I think everyone here in the UK got calls last Thursday, September 8th, 2022 from our family and friends that the Queen had died. All other news was suddenly rendered irrelevant – the nation’s symbolic Mother, and Grandmother, was gone. How surreal it is to wake up and think that. I’ve never met her, she’s a total stranger, but she was a constant that is no longer there. It just feels unsettling, and strange.
In the rain and cold of last Friday morning, with heavy gray skies lowered over Edinburgh we went to the local grocery and bought a little flower bouquet to show our respect. The Palace at Holyrood House, the Queen’s official Scottish residence is only four miles from where we live in Edinburgh. The atmosphere around the palace gates was somber. Instead of regular visitors, it had become a sudden, impromptu family of strangers coming together with their flowers and cards. There were locals with their dogs, and tourists with their national flags tucked in to their bouquets. Some had fastened photos from when they, or perhaps their Granny, had met the Queen in person. In the days since, those first hundreds of flower bouquets have become thousands. Paddington Bear stuffed animals, and little handmade drawings of the Queen walking into the heavens with her beloved dogs have appeared. Overnight, our busy suburban roads have become festooned with traffic cones, the city center full of audience control barriers, the buzz of aircraft engines in the skies all night. The Queen’s funeral procession was coming here.

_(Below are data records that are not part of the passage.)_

int faoctasr_haar_dwt2d_fwd(const float* x, float* ll, float* hi, long NC, int H, int W, faoctasr_stream_t stream) {
    if (!x) return fail(FAOCTASR_EINVAL, "haar_dwt2d_fwd: null pointer");
    if ((H & 1) || (W & 1)) return fail(FAOCTASR_EUNSUPPORTED, "haar_dwt2d: odd size %dx%d (reference path uses even sizes only)", H, W);
    const long tot = NC * (H / 2) * (W / 2);
    if (tot <= 0) return FAOCTASR_OK;
    hipLaunchKernelGGL(haar_fwd_kernel, dim3(grid_for(tot, 256)), dim3(256), 0, (hipStream_t)stream, x, ll, hi, NC, H, W);
    return check_launch("haar_fwd");
}

int faoctasr_haar_dwt2d_bwd(const float* dll, const float* dhi, float* dx, long NC, int H, int W, faoctasr_stream_t stream) {
    if (!dx) return fail(FAOCTASR_EINVAL, "haar_dwt2d_bwd: null pointer");
    if ((H & 1) || (W & 1)) return fail(FAOCTASR_EUNSUPPORTED, "haar_dwt2d: odd size %dx%d", H, W);
    const long tot = NC * (H / 2) * (W / 2);
    if (tot <= 0) return FAOCTASR_OK;
    hipLaunchKernelGGL(haar_inv_kernel, dim3(grid_for(tot, 256)), dim3(256), 0, (hipStream_t)stream, dll, dhi, dx, NC, H, W);
    return check_launch("haar_inv");
}

int faoctasr_haar_dfront_fwd(const float* x, float* y, int N, int H, int W, int mode, faoctasr_stream_t stream) {
    if (!x || !y) return fail(FAOCTASR_EINVAL, "haar_dfront_fwd: null pointer");
    if ((H & 1) || (W & 1)) return fail(FAOCTASR_EUNSUPPORTED, "haar_dfront: odd size");
    const long tot = (long)N * (H / 2) * (W / 2);
    if (tot <= 0) return FAOCTASR_OK;
    hipLaunchKernelGGL(haar_dfront_fwd_kernel, dim3(grid_for(tot, 256)), dim3(256), 0, (hipStream_t)stream, x, y, N, H, W, mode);
    return check_launch("haar_dfront_fwd");
}

int faoctasr_haar_dfront_bwd(const float* dy, float* dx, int N, int H, int W, int mode, faoctasr_stream_t stream) {
    if (!dy || !dx) return fail(FAOCTASR_EINVAL, "haar_dfront_bwd: null pointer");
    if ((H & 1) || (W & 1)) return fail(FAOCTASR_EUNSUPPORTED, "haar_dfront: odd size");
    const long tot = (long)N * (H / 2) * (W / 2);
    if (tot <= 0) return FAOCTASR_OK;
    hipLaunchKernelGGL(haar_dfront_bwd_kernel, dim3(grid_for(tot, 256)), dim3(256), 0, (hipStream_t)stream, dy, dx, N, H, W, mode);
    return check_launch("haar_dfront_bwd");
}

int faoctasr_freq_mix_fwd(const float* x, const float* low_hp, const float* low_lp, float* hf, float* lf, long n,
                          faoctasr_stream_t stream) {
    if (!x || !low_hp || !low_lp || !hf || !lf) return fail(FAOCTASR_EINVAL, "freq_mix_fwd: null pointer");
    if (n <= 0) return FAOCTASR_OK;
    hipLaunchKernelGGL(freq_mix_fwd_kernel, dim3(grid_for(n, 256)), dim3(256), 0, (hipStream_t)stream, x, low_hp, low_lp, hf, lf, n);
    return check_launch("freq_mix_fwd");
}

Though it’s the capital of Scotland, and its medieval beauty as a UNESCO World Heritage site is tourist-famous, the city of Edinburgh is a small place. It’s the kind of place where residents recognize each other. Standing on the corner by the steel police barricades waiting in the wind and cold for hours yesterday, strangers become acquaintances. Alliances were formed to help each other keep our carefully staked-out viewing spots. Our landlord, who is a farmer, called to ask about something domestic. We told him we were at the funeral procession. He told us, in a modest but still rather excited fashion, to keep an eye out for him there. We had no idea he was a member of the Royal Company of Archers – the Queen’s bodyguard in Scotland. We felt obscurely proud to know him as he walked by in his striking forest green uniform with eagle feather in his bonnet. Across the cobblestones we waved at the café owner from down the street. Next to us was a nice family who had driven up from England, wanting to pay their respects in this intimate city that has suddenly found itself on the world’s stage.
Police vehicles swept by, then a brown Rolls Royce carrying the new King Charles and Queen Consort Camilla down from Edinburgh Castle to the Palace at the other end of the Royal Mile to begin their wake. The figures in the car were calmly waving, just 10 or so feet from our position on the cobblestones. Having only seen the Queen on television, this was a moment one is unlikely to forget. Just a flash in the crowd, but a few seconds of seeing figures one has also lived with (distantly) for years. Another hour passed, then bagpipes in the distance sounded their eerie, atmospheric call, and the thump of a funeral drum drifted into range. Thousands of people standing on the street became silent, except for the ring of boots on the ancient cobblestones. The sound of horse’s hooves - surely a sound the famously animal-loving queen would have enjoyed - echoed. A hearse, with the flash of red and gold – the Scottish Royal Standard flag – came into view.
We'd like to tell you we saw the King walking right behind the coffin, but he and the other Royals were small figures from where we stood. A hat with black feathers blowing by the cathedral door – Queen Consort Camilla as it turned out. The figures vanished into the great stone Gothic arches of the thousand-year old cathedral of St. Giles for the service, and the Vigil of the Princes held overnight. At 11 p.m. a friend who has never been particularly fussed about royalty, called us to say he was in line to pay his respects. The queue stretched over a mile and a half from the cathedral door, and went all night. People waited up to six hours in the chilly night air to have their moment to say goodbye.
A day later we ran to the end of our suburban street where our neighbors stood in the warm afternoon sunshine of this beautiful early autumn day. The black Mercedes limo with a large glass dome over the draped casket - the one the world has now seen - passed by. People brought their dogs again, and their kids in school uniform out to see it, because that’s what Scottish people do. Princess Anne, the Princess Royal looking weary but entirely recognizable in the following car. ‘She’s been doing an amazing job, she must be so tired..’ notes the crowd, as she’s been accompanying her mother’s casket for days now.
Ten minutes later, the hearse was at Edinburgh Airport, and we watched simultaneously on our t.v. and from our balcony. The heavy military aircraft thundered up into the skies, leaving the lush green grass of Scotland behind, bound for London. The giant plane, call sign Kitty Hawk, soared over the nearby Pentland Hills, still draped in their late season heather. The Queen’s last journey from her beloved Scotland has come to a close. In a nearby field, visible from our t.v. screen, I could see the dust rising from a farmer’s plough, life going on. I think the Queen would have liked that very much.